In Belgium, Italy, and the Netherlands, the decision has been made to consider creditors as holders of security only up to the fraction of their claim guaranteed by the lien. In France, this clarification has not been incorporated into the classes system but could be linked to the concept of economic interest to justify the splitting of their claim.
Section 2: Possible remedies to remove these uncertainties
In the US, creditors may challenge the classification of claims and the treatment proposed in the restructuring plan before the bankruptcy court. In England, creditors can also challenge the composition of classes and the terms of the plan in the High Court.
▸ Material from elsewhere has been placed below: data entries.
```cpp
#define MMF_SWITCHES(X)        \
  X(PSTORE, 1, 0)              \
  X(NO_LONG_FUSED, 1, 0)       \
  X(NO_FUSED_BWD, 1, 0)        \
  X(NO_BF16_QK, 1, 0)          \
  X(NO_GEMM_B16, 1, 0)         \
  X(QK_CAT, 1, 0)              \
  X(NO_DQK_B16, 1, 0)          \
  X(NO_PROJ_B16, 1, 0)         \
  X(NO_PCOL, 1, 0)             \
  X(NO_POOLE, 1, 0)            \
  X(POOLE_FLAT, 1, 0)          \
  X(NO_L1_LEAN, 1, 0)          \
  X(WGRAD_SPLIT_CAP, 1, 0)     \
  X(NO_SIDE_STREAM, 1, 0)      \
  X(SIDE_STREAM, 1, 0)         \
  X(KW_SERIAL, 1, 0)           \
  X(KW_FUSED, 1, 0)            \
  X(NO_KW_FUSED, 1, 0)         \
  X(NO_GATE_B16, 1, 0)         \
  X(POOL_PER_PAIR, 1, 0)       \
  X(TAIL_S, 1, 0)              \
  X(DX_CHAIN, 0, 0)            \
  X(GEMM_ILV, 0, 0)            \
  X(NO_WSR, 0, 0)              \
  X(NO_WSR16, 0, 0)            \
  X(WSR16_NS, 0, 0)            \
  X(L1_POLL_BOUND, 0, 0)       \
  X(TAIL_HEAD_GEMV, 0, 0)      \
  X(WSR_EPI, 0, 1)             \
  X(TAIL_GEMV, 0, 1)           \
  X(POOL_VALU, 0, 1)           \
  X(WSR16_W4, 0, 1)            \
  X(GEMM_NO_WIDE, 0, 1)        \
  X(GEMM_WIDE_DZ, 0, 1)        \
  X(LONG_FWD_W8, 0, 1)

enum Switch {
#define X(name, plan, once) SW_##name,
  MMF_SWITCHES(X)
#undef X
  SW_COUNT
};

struct SwitchInfo { const char* name; bool plan, once; };
constexpr SwitchInfo kSwitches[SW_COUNT] = {
#define X(name, plan, once) {"MMF_" #name, plan != 0, once != 0},
    MMF_SWITCHES(X)
#undef X
};

template <Switch S>
inline const char* switch_value() {
  static_assert(!kSwitches[S].once, "a once-per-process switch is only set or unset");
  return getenv(kSwitches[S].name);
}

template <Switch S>
inline bool switch_set() {
  if constexpr (kSwitches[S].once) {
    static const bool set = getenv(kSwitches[S].name) != nullptr;
    return set;
  } else {
    return getenv(kSwitches[S].name) != nullptr;
  }
}

inline uint32_t plan_fingerprint() {
  uint32_t sum = 0;
  for (char** e = environ; e && *e; ++e) {
    const char* s = *e;
    if (std::strncmp(s, "MMF_", 4) != 0) continue;
    for (const SwitchInfo& k : kSwitches) {
      if (!k.plan) continue;
      const size_t n = std::strlen(k.name);
      if (std::strncmp(s, k.name, n) != 0 || s[n] != '=') continue;
      uint32_t h = 2166136261u;
// ... 10 lines not shown
```

### multimodal-sensor-fusion-with-attention-rajeevatla_amd/mmf_native.py

```python

from __future__ import annotations

import ctypes
import os
from ctypes import c_float, c_int32, c_int64, c_size_t, c_void_p, POINTER
from typing import Optional

import torch

MAX_MODALITIES = 8
MAX_PAIRS = MAX_MODALITIES * (MAX_MODALITIES - 1)
MAX_HEAD_DIM = 64
PRECISION_HIGHEST = 0
PRECISION_MEDIUM = 1
PRECISION_HIGH = 2


def matmul_precision() -> int:
    mode = torch.get_float32_matmul_precision()
    return {"medium": PRECISION_MEDIUM, "high": PRECISION_HIGH}.get(mode, PRECISION_HIGHEST)

_HERE = os.path.dirname(os.path.abspath(__file__))
LIB_PATH = os.environ.get("MMF_LIB_PATH") or os.path.join(_HERE, "csrc", "libmmfusion.so")
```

The above-mentioned areas of uncertainty in the French system, combined with the significant sacrifices that may be imposed by the court on creditors and equity holders, have already fuelled, and will continue to fuel, litigation in French insolvency law.
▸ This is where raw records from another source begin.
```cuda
int nrgbd_conv_nhwc_h2_pair(const void* x_hi, const void* x_lo, int N, int Din, int Hin, int Win, int Cin_pad, int Cs_in, const void* w,
                            const float* bias, int Cout, int Cout_pad, int BN, int kd, int kh, int kw, int stride, int pad, int dilation,
                            void* y_hi, void* y_lo, int Hout, int Wout, int Cs_out, int leaky, cudaStream_t st) {
  NRGBD_REQUIRE(y_hi && y_lo, "null pointer");
  return conv_nhwc_h2_impl(x_hi, x_lo, N, Din, Hin, Win, Cin_pad, Cs_in, w, bias, Cout, Cout_pad, BN, kd, kh, kw, stride, pad, dilation, nullptr, y_hi,
                           y_lo, Hout, Wout, Cs_out, 0, leaky, nullptr, st);
}

static int conv_nhwc_h2_impl(const void* x_hi, const void* x_lo, int N, int Din, int Hin, int Win, int Cin_pad, int Cs_in, const void* w,
                             const float* bias, int Cout, int Cout_pad, int BN, int kd, int kh, int kw, int stride, int pad, int dilation, float* y,
                             void* y_hi, void* y_lo, int Hout, int Wout, int Cs_out, int c_off, int leaky, double* stats, cudaStream_t st,
                             const WgConv* aff) {
  NRGBD_REQUIRE(x_hi && x_lo && w, "null pointer");
  NRGBD_REQUIRE(Cin_pad % 32 == 0 && Cin_pad >= 32 && Cin_pad <= Cs_in && Cs_in % 8 == 0 && Cout_pad % 16 == 0 && Cout <= Cout_pad && Cout > Cout_pad - 16 &&
                    BN == (Cout_pad < 128 ? Cout_pad : 128), "channel counts not supported by the f16-pair tensor-core path");
  NRGBD_REQUIRE(kd >= 1 && kd <= 3 && kh * kw <= WG_MAX_TAP2D && stride >= 1 && stride <= 8, "unsupported filter");
  NRGBD_REQUIRE(Hout == (Hin + 2 * pad - dilation * (kh - 1) - 1) / stride + 1 &&
                    Wout == (Win + 2 * pad - dilation * (kw - 1) - 1) / stride + 1, "output extent mismatch");
  if (y_hi) {
    NRGBD_REQUIRE(Cs_out % 32 == 0 && Cs_out >= Cout_pad && c_off == 0 && stats == nullptr && (((uintptr_t)y_hi | (uintptr_t)y_lo) & 15) == 0 && y_lo,
                  "pair output needs Cs_out % 32 == 0, c_off == 0 and no statistics");
  }
  WgConv c{};
  c.tf32 = 0;
  c.x_hi = x_hi; c.x_lo = x_lo; c.N = N; c.Din = Din; c.Hin = Hin; c.Win = Win; c.Cin_pad = Cin_pad; c.Cs_in = Cs_in;
  c.w_hi = w; c.w_lo = reinterpret_cast<const __half*>(w) + (long long)Cout_pad * Cin_pad; c.w_tap_stride = 2ll * Cout_pad * Cin_pad;
  c.n_wslices = kd * kh * kw; c.Cout_pad = Cout_pad;
  c.bias = bias; c.stats = stats; c.y = y; c.y_hi = y_hi; c.y_lo = y_lo;
  c.Cout = Cout; c.Dout = Din; c.Hout = Hout; c.Wout = Wout; c.Cs_out = Cs_out; c.c_off = c_off;
  c.out_stride = 1; c.out_off_y = 0; c.out_off_x = 0; c.leaky = leaky;
  if (aff) { c.aff_scale = aff->aff_scale; c.aff_shift = aff->aff_shift; c.res = aff->res; c.res_hi = aff->res_hi; c.res_lo = aff->res_lo; c.relu = aff->relu; }
  c.Hy = Hout; c.Wx = Wout; c.in_stride = stride; c.n_kz = kd; c.n_tap = kh * kw;
  for (int a = 0; a < kd; ++a) c.dz[a] = (signed char)(a - kd / 2);
  int t = 0;
  for (int b = 0; b < kh; ++b)
    for (int e = 0; e < kw; ++e) { c.dy[t] = (signed char)(b * dilation - pad); c.dx[t] = (signed char)(e * dilation - pad); ++t; }
  for (int a = 0; a < kd * kh * kw; ++a) c.wsel[a] = (unsigned char)a;
  int rc = conv_wgmma(c, st);
  if (rc != NRGBD_OK) return rc;
  NRGBD_COUNT(1);
  NRGBD_LAUNCH_CHECK();
  return NRGBD_OK;
}

int nrgbd_conv_nhwc_h2_affine(const void* x_hi, const void* x_lo, int N, int Din, int Hin, int Win, int Cin_pad, int Cs_in, const void* w,
                              int Cout, int Cout_pad, int BN, int kd, int kh, int kw, int stride, int pad, int dilation,
                              const float* scale, const float* shift, const float* res, const void* res_hi, const void* res_lo, int relu,
                              float* y, void* y_hi, void* y_lo, int Hout, int Wout, int Cs_out, int c_off, cudaStream_t st) {
  NRGBD_REQUIRE(scale && shift, "null scale / shift");
  NRGBD_REQUIRE((y != nullptr) != (y_hi != nullptr) && (y_hi == nullptr) == (y_lo == nullptr), "the output is either fp32 (y) or a pair (y_hi, y_lo)");
  NRGBD_REQUIRE((res_hi == nullptr) == (res_lo == nullptr) && !(res && res_hi), "the residual is either an fp32 tensor or an operand pair");
  WgConv aff{};
  aff.aff_scale = scale; aff.aff_shift = shift; aff.res = res; aff.res_hi = res_hi; aff.res_lo = res_lo; aff.relu = relu ? 1 : 0;
  return conv_nhwc_h2_impl(x_hi, x_lo, N, Din, Hin, Win, Cin_pad, Cs_in, w, nullptr, Cout, Cout_pad, BN, kd, kh, kw, stride, pad, dilation, y,
                           y_hi, y_lo, Hout, Wout, Cs_out, c_off, 0, nullptr, st, &aff);
}

int nrgbd_conv_transpose2d_k4s2_nhwc_h2(const void* x_hi, const void* x_lo, int N, int Hin, int Win, int Cin_pad, int Cs_in, const void* w,
                                        const float* bias, int Cout, int Cout_pad, int BN, float* y, int Cs_out, int c_off, int leaky,
                                        cudaStream_t st) {
  NRGBD_REQUIRE(x_hi && x_lo && w && y, "null pointer");
  NRGBD_REQUIRE(Cin_pad % 32 == 0 && Cin_pad >= 32 && Cin_pad <= Cs_in && Cs_in % 8 == 0 && Cout_pad % 16 == 0 && Cout <= Cout_pad && Cout > Cout_pad - 16 &&
                    BN == (Cout_pad < 128 ? Cout_pad : 128), "channel counts not supported by the f16-pair tensor-core path");
  const int kys[2][2] = {{1, 3}, {0, 2}};
  const int dys[2][2] = {{0, -1}, {1, 0}};
  for (int py = 0; py < 2; ++py)
    for (int px = 0; px < 2; ++px) {
      WgConv c{};
      c.tf32 = 0;
      c.x_hi = x_hi; c.x_lo = x_lo; c.N = N; c.Din = 1; c.Hin = Hin; c.Win = Win; c.Cin_pad = Cin_pad; c.Cs_in = Cs_in;
      c.w_hi = w; c.w_lo = reinterpret_cast<const __half*>(w) + (long long)Cout_pad * Cin_pad; c.w_tap_stride = 2ll * Cout_pad * Cin_pad;
      c.n_wslices = 16; c.Cout_pad = Cout_pad;
      c.bias = bias; c.stats = nullptr; c.y = y;
      c.Cout = Cout; c.Dout = 1; c.Hout = 2 * Hin; c.Wout = 2 * Win; c.Cs_out = Cs_out; c.c_off = c_off;
      c.out_stride = 2; c.out_off_y = py; c.out_off_x = px; c.leaky = leaky;
      c.Hy = Hin; c.Wx = Win; c.in_stride = 1; c.n_kz = 1; c.n_tap = 4;
      int t = 0;
      for (int a = 0; a < 2; ++a)
        for (int b = 0; b < 2; ++b) {
          c.dy[t] = (signed char)dys[py][a]; c.dx[t] = (signed char)dys[px][b];
          c.wsel[t] = (unsigned char)(kys[py][a] * 4 + kys[px][b]); ++t;
        }
      int rc = conv_wgmma(c, st);
      if (rc != NRGBD_OK) return rc;
    }
  NRGBD_COUNT(4);
  NRGBD_LAUNCH_CHECK();
  return NRGBD_OK;
}

}
```

Before: 100.6.

## Add specialized 64-output-channel persistent conv kernel with resident weights

Adds a dedicated kernel for stride-1 halo convolutions with 64 output channels, fp16 split pairs, and taps grouped in rows of three. It uses one producer warpgroup and two consumer warpgroups that alternate tiles, so one tile's epilogue overlaps the other's MMAs. When the weights fit, they are loaded once into shared memory and kept resident across tiles. The goal is to cut repeated weight TMA traffic and epilogue stalls for these layers, at the cost of a large new code path and a forced tall tile shape.

Measured after the change: 103.3, median of 6. +2.7%, better.

```diff
diff --git a/neuralrgbd_b200/csrc/conv_f16.cu b/neuralrgbd_b200/csrc/conv_f16.cu
--- a/neuralrgbd_b200/csrc/conv_f16.cu
+++ b/neuralrgbd_b200/csrc/conv_f16.cu
@@ -22,6 +22,7 @@
   int Cout, c_first;
   int Dout, Hout, Wout, Cs_out, c_off, out_stride, out_off_y, out_off_x, leaky;
   int stages_a, stages_b, box_w, box_h;
+  int w_resident;
   uint32_t a_tile_bytes, a_stage_bytes, a_tx_bytes, b_stage_bytes, wg_row16;
   uint32_t a_desc_hi, b_desc_hi;
   signed char dz[3];
@@ -304,6 +305,230 @@
   if (!AFF && p.stats && c < min(BN, p.Cout - cbase) && (int)blockIdx.x < p.n_tiles) {
     atomicAdd(p.stats + cbase + c, cta_sums[c]);
     atomicAdd(p.stats + p.Cout + cbase + c, cta_sums[BN + c]);
+  }
+}
+
+constexpr int C64_THREADS = 384;
+
+template <int TH, int OUT, bool FULL>
+__device__ __forceinline__ void c64_epilogue(const WgParams& p, const float* acc_m, const float* acc_c, const float* bias, int ch, int lane,
+                                             int n_here, int ox0, int oy0, long long plane, double* bn) {
+  static_assert(OUT != 2 || TH % 2 == 0, "BatchNorm blocks are row pairs");
+  constexpr float SCALE = 1.f / 2048.f;
+  const int cbase = p.c_first;
+  const int ix0 = ox0 + 2 * (lane & 3);
+  const int odd = (lane >> 2) & 1;
+  const bool has_bias = p.bias != nullptr, leaky = p.leaky != 0;
+  float top[2][2];
+#pragma unroll
+  for (int j = 0; j < TH; ++j) {
+    const int iy = oy0 + j;
+    const long long row = (plane * p.Hout + iy) * p.Wout;
+#pragma unroll
+    for (int i = 0; i < 2; ++i) {
+      const int c = ch + 8 * i;
+      float v[2];
+#pragma unroll
+      for (int e = 0; e < 2; ++e) {
+        float f = fmaf(acc_c[4 * j + 2 * i + e], SCALE, acc_m[4 * j + 2 * i + e]);
+        if (has_bias) f += bias[i];
+        if (leaky) f = f >= 0.f ? f : f * 0.01f;
+        v[e] = (FULL || (c < n_here && iy < p.Hy && ix0 + e < p.Wx)) ? f : 0.f;
+      }
+      if (OUT == 2) {
+        if ((j & 1) == 0) {
+          top[i][0] = v[0]; top[i][1] = v[1];
+        } else {
+          float s1 = (top[i][0] + v[0]) + (top[i][1] + v[1]);
+          float s2 = fmaf(top[i][0], top[i][0], v[0] * v[0]) + fmaf(top[i][1], top[i][1], v[1] * v[1]);
+#pragma unroll
+          for (int m = 1; m < 4; m <<= 1) {
+            s1 += __shfl_xor_sync(0xffffffffu, s1, m);
+            s2 += __shfl_xor_sync(0xffffffffu, s2, m);
+          }
+          if ((lane & 3) == 0) { bn[c] += (double)s1; bn[64 + c] += (double)s2; }
+        }
+      }
+      const float r = __shfl_xor_sync(0xffffffffu, odd ? v[0] : v[1], 4);
+      const float lo_c = odd ? r : v[0], hi_c = odd ? v[1] : r;
+      const int c0 = c & ~1, ix = ix0 + odd;
+      if (!FULL && (iy >= p.Hy || ix >= p.Wx)) continue;
+      const long long pix = row + ix;
+      if (OUT == 1) {
+        __half h0, l0, h1, l1;
+        nrgbd_split_pair(lo_c, h0, l0); nrgbd_split_pair(hi_c, h1, l1);
+        const long long o = pix * (long long)p.Cs_out + cbase + c0;
+        *reinterpret_cast<__half2*>(p.y_hi + o) = __halves2half2(h0, h1);
+        *reinterpret_cast<__half2*>(p.y_lo + o) = __halves2half2(l0, l1);
+      } else {
+        float* dst = p.y + pix * (long long)p.Cs_out + p.c_off + cbase + c0;
+        if (FULL || ((((p.Cs_out | (p.c_off + cbase)) & 1) == 0) && c0 + 1 < n_here)) {
+          *reinterpret_cast<float2*>(dst) = make_float2(lo_c, hi_c);
+        } else {
+          if (c0 < n_here) dst[0] = lo_c;
+          if (c0 + 1 < n_here) dst[1] = hi_c;
+        }
+      }
+    }
+  }
+}
+
+__global__ void __launch_bounds__(C64_THREADS, 1)
+conv_c64_kernel(const __grid_constant__ CUtensorMap tm_a_hi, const __grid_constant__ CUtensorMap tm_a_lo,
+                const __grid_constant__ CUtensorMap tm_b_hi, const __grid_constant__ CUtensorMap tm_b_lo, const WgParams p) {
+  constexpr int RB = 64, KS = 2, BN = 64, TH = 16, N = 8 * TH, G = 3;
+  constexpr uint32_t B_HALF = (uint32_t)(G * BN * RB);
+  extern __shared__ __align__(1024) uint8_t smem_raw[];
+  const uint32_t base = smem_u32(smem_raw);
+  if (base & 1023u) __trap();
+  const uint32_t b_ring = base + (uint32_t)p.stages_a * p.a_stage_bytes;
+  const uint32_t sums_off = (uint32_t)p.stages_a * p.a_stage_bytes + (uint32_t)p.stages_b * p.b_stage_bytes;
+  double* bn_sums = reinterpret_cast<double*>(smem_raw + sums_off);
+  const uint32_t bars = base + sums_off + 4u * BN * 8u;
+  const uint32_t bar_afull = bars, bar_aempty = bars + 64, bar_bfull = bars + 128, bar_bempty = bars + 192;
+  const int lane = threadIdx.x & 31;
+
+  if (threadIdx.x == 0) {
+    for (int s = 0; s < p.stages_a; ++s) { mbar_init(bar_afull + 8 * s, 1); mbar_init(bar_aempty + 8 * s, 4); }
+    for (int s = 0; s < p.stages_b; ++s) { mbar_init(bar_bfull + 8 * s, 1); mbar_init(bar_bempty + 8 * s, 4); }
+    asm volatile("fence.mbarrier_init.release.cluster;" ::: "memory");
+  }
+  if (threadIdx.x < 4 * BN) bn_sums[threadIdx.x] = 0.0;
+  __syncthreads();
+
+  const int cbase = p.c_first;
+  const int n_a = p.n_kz * p.cin_chunks;
+  const int n_steps = n_a * (p.n_tap / G);
+
+  if (threadIdx.x < 128) {
+    asm volatile("setmaxnreg.dec.sync.aligned.u32 40;" ::: "memory");
+    if (threadIdx.x == 0) {
+      int sa = 0, sb = 0;
+      uint32_t pha = 0, phb = 0;
+      for (int tile = blockIdx.x; tile < p.n_tiles; tile += gridDim.x) {
+        int t = tile;
+        const int ox0 = (t % p.tiles_x) * 8; t /= p.tiles_x;
+        const int oy0 = (t % p.tiles_y) * TH; t /= p.tiles_y;
+        const int z0 = t % p.Dz, n0 = t / p.Dz;
+        for (int kz = 0; kz < p.n_kz; ++kz) {
+          const int cz = z0 + p.dz[kz];
+          for (int cc = 0; cc < p.cin_chunks; ++cc) {
+            mbar_wait(bar_aempty + 8 * sa, pha ^ 1u);
+            mbar_expect_tx(bar_afull + 8 * sa, p.a_tx_bytes);
+            const uint32_t dst = base + (uint32_t)sa * p.a_stage_bytes;
+            tma_load_5d(dst, &tm_a_hi, bar_afull + 8 * sa, cc * BKC, ox0 + p.org_x, oy0 + p.org_y, cz, n0);
+            tma_load_5d(dst + p.a_tile_bytes, &tm_a_lo, bar_afull + 8 * sa, cc * BKC, ox0 + p.org_x, oy0 + p.org_y, cz, n0);
+            if (++sa == p.stages_a) { sa = 0; pha ^= 1u; }
+            if (p.w_resident && tile != (int)blockIdx.x) continue;
+            for (int tap = 0; tap < p.n_tap; tap += G) {
+              mbar_wait(bar_bempty + 8 * sb, phb ^ 1u);
+              mbar_expect_tx(bar_bfull + 8 * sb, 2 * B_HALF);
+              const uint32_t wdst = b_ring + (uint32_t)sb * p.b_stage_bytes;
+              const int ws = p.wsel[kz * p.n_tap + tap];
+              tma_load_3d(wdst, &tm_b_hi, bar_bfull + 8 * sb, cc * BKC, cbase, ws);
+              tma_load_3d(wdst + B_HALF, &tm_b_lo, bar_bfull + 8 * sb, cc * BKC, cbase, ws);
+              if (++sb == p.stages_b) { sb = 0; phb ^= 1u; }
+            }
+          }
+        }
+      }
+    }
+    return;
+  }
+
+  asm volatile("setmaxnreg.inc.sync.aligned.u32 232;" ::: "memory");
+  const int cw = (threadIdx.x >> 7) - 1, w4 = (threadIdx.x >> 5) & 3;
+  const int n_here = min(BN, p.Cout - cbase);
+  const int ch = 16 * w4 + (lane >> 2);
+  float bias[2] = {0.f, 0.f};
+#pragma unroll
+  for (int i = 0; i < 2; ++i)
+    if (p.bias && ch + 8 * i < n_here) bias[i] = __ldg(p.bias + cbase + ch + 8 * i);
+  const int n_local = (int)blockIdx.x < p.n_tiles ? (p.n_tiles - (int)blockIdx.x + (int)gridDim.x - 1) / (int)gridDim.x : 0;
+  auto advance = [](int& s, uint32_t& ph, int n, int stages) {
+    s += n;
+    while (s >= stages) { s -= stages; ph ^= 1u; }
+  };
+  int sa = 0, sb = 0;
+  uint32_t pha = 0, phb = 0;
+  advance(sa, pha, cw * n_a, p.stages_a);
+  advance(sb, phb, cw * n_steps, p.stages_b);
+  float acc_m[N / 2], acc_c[N / 2];
+  const bool pair = p.y_hi != nullptr;
+  const bool vec2 = ((p.Cs_out | (p.c_off + cbase)) & 1) == 0;
+  for (int k = cw; k < n_local; k += 2) {
+    const int tile = (int)blockIdx.x + k * (int)gridDim.x;
+#pragma unroll
+    for (int q = 0; q < N / 2; ++q) { acc_m[q] = 0.f; acc_c[q] = 0.f; }
+    if (k > 0) asm volatile("bar.sync %0, 256;" ::"r"(2 + cw) : "memory");
+    int rel_a = -1, rel_b = -1, sa_cur = 0, tap = 0;
+    for (int step = 0; step < n_steps; ++step) {
+      if (tap == 0) {
+        mbar_wait(bar_afull + 8 * sa, pha);
+        sa_cur = sa;
+        if (++sa == p.stages_a) { sa = 0; pha ^= 1u; }
+      }
+      const int slot_b = p.w_resident ? step : sb;
+      mbar_wait(bar_bfull + 8 * slot_b, p.w_resident ? 0u : phb);
+      const uint32_t a_hi = base + (uint32_t)sa_cur * p.a_stage_bytes;
+      const uint32_t b_hi = b_ring + (uint32_t)slot_b * p.b_stage_bytes;
+      asm volatile("wgmma.fence.sync.aligned;" ::: "memory");
+#pragma unroll
+      for (int g = 0; g < G; ++g) {
+        const uint32_t ao = a_hi + (uint32_t)p.a_off16[tap + g] * 16u;
+#pragma unroll
+        for (int ks = 0; ks < KS; ++ks) {
+          const uint32_t xh = ao + 32u * ks, xl = xh + p.a_tile_bytes;
+          const uint32_t wh = b_hi + (uint32_t)(g * BN * RB) + 32u * ks, wl = wh + B_HALF;
+          Wgmma<N>::f16(acc_m, wg_desc(wh, p.b_desc_hi), wg_desc(xh, p.a_desc_hi));
+          Wgmma<N>::f16(acc_c, wg_desc(wl, p.b_desc_hi), wg_desc(xh, p.a_desc_hi));
+          Wgmma<N>::f16(acc_c, wg_desc(wh, p.b_desc_hi), wg_desc(xl, p.a_desc_hi));
+        }
+      }
+      asm volatile("wgmma.commit_group.sync.aligned;" ::: "memory");
+      asm volatile("wgmma.wait_group.sync.aligned 1;" ::: "memory");
+      if (lane == 0) {
+        if (rel_b >= 0) mbar_arrive(bar_bempty + 8 * rel_b);
+        if (rel_a >= 0) mbar_arrive(bar_aempty + 8 * rel_a);
+      }
+      tap += G;
+      const bool last_of_a = tap == p.n_tap;
+      if (last_of_a) tap = 0;
+      rel_b = p.w_resident ? -1 : sb; rel_a = last_of_a ? sa_cur : -1;
+      if (++sb == p.stages_b) { sb = 0; phb ^= 1u; }
+    }
+    if (k + 1 < n_local) asm volatile("bar.arrive %0, 256;" ::"r"(2 + (cw ^ 1)) : "memory");
+    asm volatile("wgmma.wait_group.sync.aligned 0;" ::: "memory");
+    if (lane == 0) {
+      if (rel_b >= 0) mbar_arrive(bar_bempty + 8 * rel_b);
+      mbar_arrive(bar_aempty + 8 * rel_a);
+    }
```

In France, although certain measures are not subject to appeal, such as the authorisation given by the judge to form classes below the thresholds or the voting procedures decided by the administrator, appeals are available throughout the process:
A creditor or equity holder wrongly considered by the administrator to be an affected party may lodge an appeal within ten days of being notified;
An affected party who has voted against the plan, if it considers that the best interest test has been incorrectly applied, may refer the matter to the court, which will then establish, or have established, an appropriate valuation; and
Each affected party may appeal against the judgment adopting the plan.
Final thoughts on the system of establishing classes of affected parties
The mechanism for consulting creditors and shareholders in classes of affected parties has considerably strengthened French law on dealing with business difficulties, which is now on a par with neighbouring systems.
Although inspired by American and English systems, the French system has unique features, particularly in terms of the criteria for classifying and processing claims and rights.
The areas of uncertainty – such as the voluntary exclusion of affected parties, the application of the best interest test, and the absolute priority rule – can easily be improved, firstly through case law, which will become increasingly abundant, and then through legislation, to ensure the efficiency, fairness, and stability of insolvency proceedings, thus guaranteeing France's attractiveness for foreign investors.